= The input =
·····

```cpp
template <typename CT, typename TA, typename TB>
__global__ __launch_bounds__(NT) void gemm_kernel(GemmArgs g) {
  constexpr int KT = GemmCfg<CT>::KT, LD = GemmCfg<CT>::LD;
  __shared__ __attribute__((aligned(16))) CT smem[(BM + BN) * LD];
  CT* As = smem;
  CT* Bs = smem + BM * LD;
  const int t = threadIdx.x, l = t & 63, w = t >> 6, wm = w >> 1, wn = w & 1;
  const int lr = l & 15, lg = l >> 4;
  const int m0 = blockIdx.y * BM, n0 = blockIdx.x * BN;
  const int kbeg = blockIdx.z * g.k_per_split;
  const int kend = min(g.K, kbeg + g.k_per_split);
  const TA* __restrict__ A = (const TA*)g.A;
  const TB* __restrict__ B = (const TB*)g.B;
  const bool a_kfast = (g.sak == 1), b_kfast = (g.sbk == 1);
  f32x4 acc[2][2];
// ... 210 lines not shown
      gdm_set_error("gdm_gemm: split_k=%d needs %zu workspace bytes, got %zu", p.split_k, p.ws_bytes, workspace_bytes);
      return GDM_EWORKSPACE;
    }
  }
  GemmArgs g{A, sam, sak, B, sbk, sbn, C, c_dtype, scm, scn, M, N, K, bias_n, bias_m, act, slope,
             p.split_k, p.k_per_split, (float*)workspace};
  hipStream_t s = (hipStream_t)stream;
  if (p.kernel == GDM_GEMM_KERNEL_FAST_K32 || p.kernel == GDM_GEMM_KERNEL_FAST_K64) {
    rc = gdm_gemm_bf16_fast_launch(g, a_dtype, b_dtype, p, s);
    if (rc != GDM_OK) return rc;
    return launch_splitk_reduce(g, p, s);
  }
  return p.kernel == GDM_GEMM_KERNEL_BF16 ? launch_gemm<__bf16>(g, p, a_dtype, b_dtype, s)
                                          : launch_gemm<float>(g, p, a_dtype, b_dtype, s);
}
```

### gan_des_midi_music_gen_amd/csrc/gemm_bf16.hip

```cpp
#include "gemm_common.h"

namespace {

constexpr int BM = 128, BN = 128;

inline bool operand_ok(const void* p, int dtype, int64_t s_row, int64_t s_k, int rows, int K, bool* kmaj) {
  const int64_t esz = dtype == GDM_BF16 ? 2 : 4, epc = 16 / esz;
  if (((uintptr_t)p & 15) != 0) return false;
  if (s_k == 1 && s_row >= 1 && (s_row * esz) % 16 == 0 && K % epc == 0) {
    *kmaj = true;
    return ((int64_t)(rows - 1) * s_row + K) * esz < ((int64_t)1 << 31);
  }
  if (s_row == 1 && s_k >= 1 && (s_k * esz) % 16 == 0 && rows % epc == 0) {
    *kmaj = false;
    return ((int64_t)(K - 1) * s_k + rows) * esz < ((int64_t)1 << 31);
  }
  return false;
}

}

bool gdm_gemm_bf16_fast_ok(const GemmArgs& g, int a_dtype, int b_dtype, bool* a_kmaj, bool* b_kmaj) {
  if (!operand_ok(g.A, a_dtype, g.sam, g.sak, g.M, g.K, a_kmaj)) return false;
  if (!operand_ok(g.B, b_dtype, g.sbn, g.sbk, g.N, g.K, b_kmaj)) return false;
// ... 4 lines not shown
    if (g.bias_n && ((uintptr_t)g.bias_n & 15) != 0) return false;
  }
  if ((int64_t)g.M * g.N < 64 * 64) return false;
  return true;
}

bool gdm_gemm_bf16_fast_deep(int M, int N, int split_k, int k_per_split) {
  const int MT = (M + BM - 1) / BM, NTl = (N + BN - 1) / BN;
  const int outer = NTl * split_k;
  bool deep = split_k > 1 && (int64_t)outer * MT <= 512 && k_per_split >= 256;
  static const int force = GDM_TUNABLE("GDM_GEMM_VARIANT", -1);
  if (force >= 0) deep = force == 1;
  return deep;
}

int gdm_gemm_bf16_fast_launch(const GemmArgs& g, int a_dtype, int b_dtype, const GemmPlan& p, hipStream_t s) {
  const int MT = (g.M + BM - 1) / BM, NTl = (g.N + BN - 1) / BN;
  const int outer = NTl * g.split_k;
  dim3 grid((unsigned)(((outer + 7) / 8) * 8 * MT));
  const bool deep = p.kernel == GDM_GEMM_KERNEL_FAST_K64;
  auto* launch = a_dtype == GDM_BF16 ? (deep ? gdm_gemm_bf16_kt64_bf16a : gdm_gemm_bf16_kt32_bf16a)
                                     : (deep ? gdm_gemm_bf16_kt64_f32a : gdm_gemm_bf16_kt32_f32a);
  launch(g, p.a_kmaj, b_dtype, p.b_kmaj, grid, s);
  GDM_LAUNCH_OK("gdm_gemm(bf16 fast path)");
  return GDM_OK;
}
```

### gan_des_midi_music_gen_amd/csrc/gemm_bf16_kernel.h

```cpp
#pragma once
#include <type_traits>
#include "buffer_ops.h"
#include "gemm_common.h"

namespace {

constexpr int BM = 128, BN = 128, NT = 256;

__device__ __forceinline__ void wave_lds_sync() {
  __builtin_amdgcn_fence(__ATOMIC_RELEASE, "wavefront");
  __builtin_amdgcn_wave_barrier();
  __builtin_amdgcn_fence(__ATOMIC_ACQUIRE, "wavefront");
}

template <int ACT> __device__ __forceinline__ float act_const(float v, float slope) {
  if constexpr (ACT == GDM_ACT_RELU) return v > 0.f ? v : 0.f;
  else if constexpr (ACT == GDM_ACT_LEAKY) return v > 0.f ? v : v * slope;
  else if constexpr (ACT == GDM_ACT_SIGMOID) return 1.0f / (1.0f + expf(-v));
  else return v;
}

template <int KT> __device__ __forceinline__ int kswz(int row) { return KT == 64 ? ((row >> 1) & 7) : ((row >> 1) & 2); }
__device__ __forceinline__ int rswz(int k) { return (k & 3) | ((k >> 1) & 4); }

// ... 19 lines not shown
    if constexpr (KMAJ) {
      constexpr int CPR = KT / EPC;
      rl = c / CPR; kl = (c % CPR) * EPC;
      ln.off[i] = (uint32_t)(((int64_t)(r0 + rl) * ld + kl) * (int64_t)sizeof(T));
      ln.lds[i] = rl * KT + 8 * ((kl >> 3) ^ kswz<KT>(rl)) + (kl & 7);
    } else {
      constexpr int CPK = 128 / EPC;
      kl = c / CPK; rl = (c % CPK) * EPC;
      ln.off[i] = (uint32_t)(((int64_t)kl * ld + r0 + rl) * (int64_t)sizeof(T));
      ln.lds[i] = kl * 128 + (rl ^ (16 * rswz(kl)));
    }
    ln.kl[i] = (r0 + rl < rows) ? kl : -1;
  }
}

template <typename T, int KT, bool KMAJ>
__device__ __forceinline__ void stage_load(Stage<T, KT>& st, const Lane<T, KT>& ln, rsrc_t rs, int64_t ld, int k0,
                                           int kend) {
  const uint32_t kbytes = (uint32_t)((KMAJ ? (int64_t)k0 : (int64_t)k0 * ld) * (int64_t)sizeof(T));
#pragma unroll
  for (int i = 0; i < Stage<T, KT>::N; ++i) {
    const bool ok = ln.kl[i] >= 0 && k0 + ln.kl[i] < kend;
    st.v[i] = __builtin_bit_cast(f32x4, __builtin_amdgcn_raw_buffer_load_b128(rs, ok ? kbytes + ln.off[i] : BUF_OOB, 0, 0));
  }
}

template <typename T, int KT>
__device__ __forceinline__ void stage_store(const Stage<T, KT>& st, const Lane<T, KT>& ln, __bf16* __restrict__ img) {
#pragma unroll
  for (int i = 0; i < Stage<T, KT>::N; ++i) {
    if constexpr (sizeof(T) == 2) {
      *(f32x4*)(img + ln.lds[i]) = st.v[i];
    } else {
      bf16x4 h;
#pragma unroll
      for (int e = 0; e < 4; ++e) h[e] = (__bf16)st.v[i][e];
      *(bf16x4*)(img + ln.lds[i]) = h;
    }
// ... 3 lines not shown
template <int KT, bool KMAJ>
__device__ __forceinline__ bf16x8 frag_read(const __bf16* __restrict__ img, int row0, int kk, int lr, int lg) {
  if constexpr (KMAJ) {
    const int row = row0 + lr;
    return *(const bf16x8*)&img[row * KT + 8 * ((4 * kk + lg) ^ kswz<KT>(row))];
  } else {
    const int q = lr >> 2, p = lr & 3;
    const int kr = 32 * kk + 8 * lg + q;
    const int n = (row0 + 4 * p) ^ (16 * (q | (4 * (lg & 1))));
    const bf16x4 lo = lds_tr16(&img[kr * 128 + n]);
    const bf16x4 hi = lds_tr16(&img[(kr + 4) * 128 + n]);
    return __builtin_shufflevector(lo, hi, 0, 1, 2, 3, 4, 5, 6, 7);
  }
}

template <typename TA, bool A_KMAJ, typename TB, bool B_KMAJ, int KT, int DEPTH>
__global__ __launch_bounds__(NT) void gemm_bf16_fast(GemmArgs g) {
  constexpr int IMG = 128 * KT;
  __shared__ __attribute__((aligned(16))) __bf16 smem[2 * DEPTH * IMG];
  const int t = threadIdx.x, l = t & 63, w = t >> 6, wm = w >> 1, wn = w & 1;
  const int lr = l & 15, lg = l >> 4;
  const int MT = (g.M + BM - 1) / BM, NTl = (g.N + BN - 1) / BN;
  const int id = blockIdx.x;
  const int grp = id / (8 * MT), within = id % (8 * MT);
  const int outer = grp * 8 + (within & 7), mt = within >> 3;
  if (outer >= NTl * g.split_k) return;
  const int nt = outer % NTl, zs = outer / NTl;
  const int m0 = mt * BM, n0 = nt * BN;
  const int kstep = KT * g.split_k;
  const int kbeg = zs * KT;
  const int kend = g.K;
  const int64_t lda = A_KMAJ ? g.sam : g.sak;
  const int64_t ldb = B_KMAJ ? g.sbn : g.sbk;
  const rsrc_t ra = make_rsrc(g.A, (uint32_t)((A_KMAJ ? (int64_t)(g.M - 1) * lda + g.K : (int64_t)(g.K - 1) * lda + g.M) *
// ... 13 lines not shown

  auto multiply = [&](const __bf16* As, const __bf16* Bs) {
#pragma unroll
    for (int kk = 0; kk < KT / 32; ++kk) {
      bf16x8 a[4], b[4];
#pragma unroll
      for (int i = 0; i < 4; ++i) a[i] = frag_read<KT, A_KMAJ>(As, wm * 64 + 16 * i, kk, lr, lg);
#pragma unroll
      for (int j = 0; j < 4; ++j) b[j] = frag_read<KT, B_KMAJ>(Bs, wn * 64 + 16 * j, kk, lr, lg);
#pragma unroll
      for (int i = 0; i < 4; ++i)
#pragma unroll
        for (int j = 0; j < 4; ++j) acc[i][j] = mfma16(b[j], a[i], acc[i][j]);
    }
  };
  Stage<TA, KT> sa[DEPTH];
  Stage<TB, KT> sb[DEPTH];
  if constexpr (DEPTH == 2) {
    auto tile = [&](Stage<TA, KT>& xa, Stage<TB, KT>& xb, __bf16* As, int k0) {
      __bf16* Bs = As + IMG;
      stage_store<TA, KT>(xa, la, As);
      stage_store<TB, KT>(xb, lb, Bs);
      __syncthreads();
      stage_load<TA, KT, A_KMAJ>(xa, la, ra, lda, k0 + 2 * kstep, kend);
      stage_load<TB, KT, B_KMAJ>(xb, lb, rb, ldb, k0 + 2 * kstep, kend);
      multiply(As, Bs);
    };
    stage_load<TA, KT, A_KMAJ>(sa[0], la, ra, lda, kbeg, kend);
    stage_load<TB, KT, B_KMAJ>(sb[0], lb, rb, ldb, kbeg, kend);
    stage_load<TA, KT, A_KMAJ>(sa[1], la, ra, lda, kbeg + kstep, kend);
    stage_load<TB, KT, B_KMAJ>(sb[1], lb, rb, ldb, kbeg + kstep, kend);
    for (int k0 = kbeg; k0 < kend; k0 += 2 * kstep) {
      tile(sa[0], sb[0], smem, k0);
      tile(sa[DEPTH - 1], sb[DEPTH - 1], smem + 2 * IMG * (DEPTH - 1), k0 + kstep);
    }
  } else {
    __bf16* As = smem;
    __bf16* Bs = smem + IMG;
    stage_load<TA, KT, A_KMAJ>(sa[0], la, ra, lda, kbeg, kend);
    stage_load<TB, KT, B_KMAJ>(sb[0], lb, rb, ldb, kbeg, kend);
    for (int k0 = kbeg; k0 < kend; k0 += kstep) {
      __syncthreads();
      stage_store<TA, KT>(sa[0], la, As);
      stage_store<TB, KT>(sb[0], lb, Bs);
      __syncthreads();
      stage_load<TA, KT, A_KMAJ>(sa[0], la, ra, lda, k0 + kstep, kend);
      stage_load<TB, KT, B_KMAJ>(sb[0], lb, rb, ldb, k0 + kstep, kend);
      multiply(As, Bs);
    }
// ... 102 lines not shown
          if (g.bias_n) y += g.bias_n[n + r];
          if (g.bias_m) y += g.bias_m[m];
          store_from_f32(g.C, g.c_dtype, (int64_t)m * g.scm + n + r, act_const<ACT>(y, g.slope));
        }
      }
    }
  };
  switch (g.act) {
    case GDM_ACT_RELU: epilogue(std::integral_constant<int, GDM_ACT_RELU>{}); break;
    case GDM_ACT_LEAKY: epilogue(std::integral_constant<int, GDM_ACT_LEAKY>{}); break;
    case GDM_ACT_SIGMOID: epilogue(std::integral_constant<int, GDM_ACT_SIGMOID>{}); break;
    default: epilogue(std::integral_constant<int, GDM_ACT_NONE>{}); break;
  }
}

template <typename TA, int KT, int DEPTH, bool AK, typename TB>
void launch_b(const GemmArgs& g, bool b_kmaj, dim3 grid, hipStream_t s) {
  if (b_kmaj) hipLaunchKernelGGL((gemm_bf16_fast<TA, AK, TB, true, KT, DEPTH>), grid, dim3(NT), 0, s, g);
  else hipLaunchKernelGGL((gemm_bf16_fast<TA, AK, TB, false, KT, DEPTH>), grid, dim3(NT), 0, s, g);
}
template <typename TA, int KT, int DEPTH, bool AK>
void launch_a(const GemmArgs& g, int b_dtype, bool b_kmaj, dim3 grid, hipStream_t s) {
  if (b_dtype == GDM_BF16) launch_b<TA, KT, DEPTH, AK, __bf16>(g, b_kmaj, grid, s);
  else launch_b<TA, KT, DEPTH, AK, float>(g, b_kmaj, grid, s);
}
template <typename TA, int KT, int DEPTH>
void launch_instances(const GemmArgs& g, bool a_kmaj, int b_dtype, bool b_kmaj, dim3 grid, hipStream_t s) {
  if (a_kmaj) launch_a<TA, KT, DEPTH, true>(g, b_dtype, b_kmaj, grid, s);
  else launch_a<TA, KT, DEPTH, false>(g, b_dtype, b_kmaj, grid, s);
}

}
```

### gan_des_midi_music_gen_amd/csrc/gemm_bf16_kt32_bf16a.hip

```cpp
#include "gemm_bf16_kernel.h"

void gdm_gemm_bf16_kt32_bf16a(const GemmArgs& g, bool a_kmaj, int b_dtype, bool b_kmaj, dim3 grid, hipStream_t s) {
  launch_instances<__bf16, 32, 1>(g, a_kmaj, b_dtype, b_kmaj, grid, s);
}
```

### gan_des_midi_music_gen_amd/csrc/gemm_bf16_kt32_f32a.hip

```cpp
#include "gemm_bf16_kernel.h"

void gdm_gemm_bf16_kt32_f32a(const GemmArgs& g, bool a_kmaj, int b_dtype, bool b_kmaj, dim3 grid, hipStream_t s) {
  launch_instances<float, 32, 1>(g, a_kmaj, b_dtype, b_kmaj, grid, s);
}
```

### gan_des_midi_music_gen_amd/csrc/gemm_bf16_kt64_bf16a.hip

```cpp
#include "gemm_bf16_kernel.h"

void gdm_gemm_bf16_kt64_bf16a(const GemmArgs& g, bool a_kmaj, int b_dtype, bool b_kmaj, dim3 grid, hipStream_t s) {
  launch_instances<__bf16, 64, 2>(g, a_kmaj, b_dtype, b_kmaj, grid, s);
}
```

·····

= Problem statement =
The answer should be only the number of lines in the data that contain the string "case".

= Answer box =
3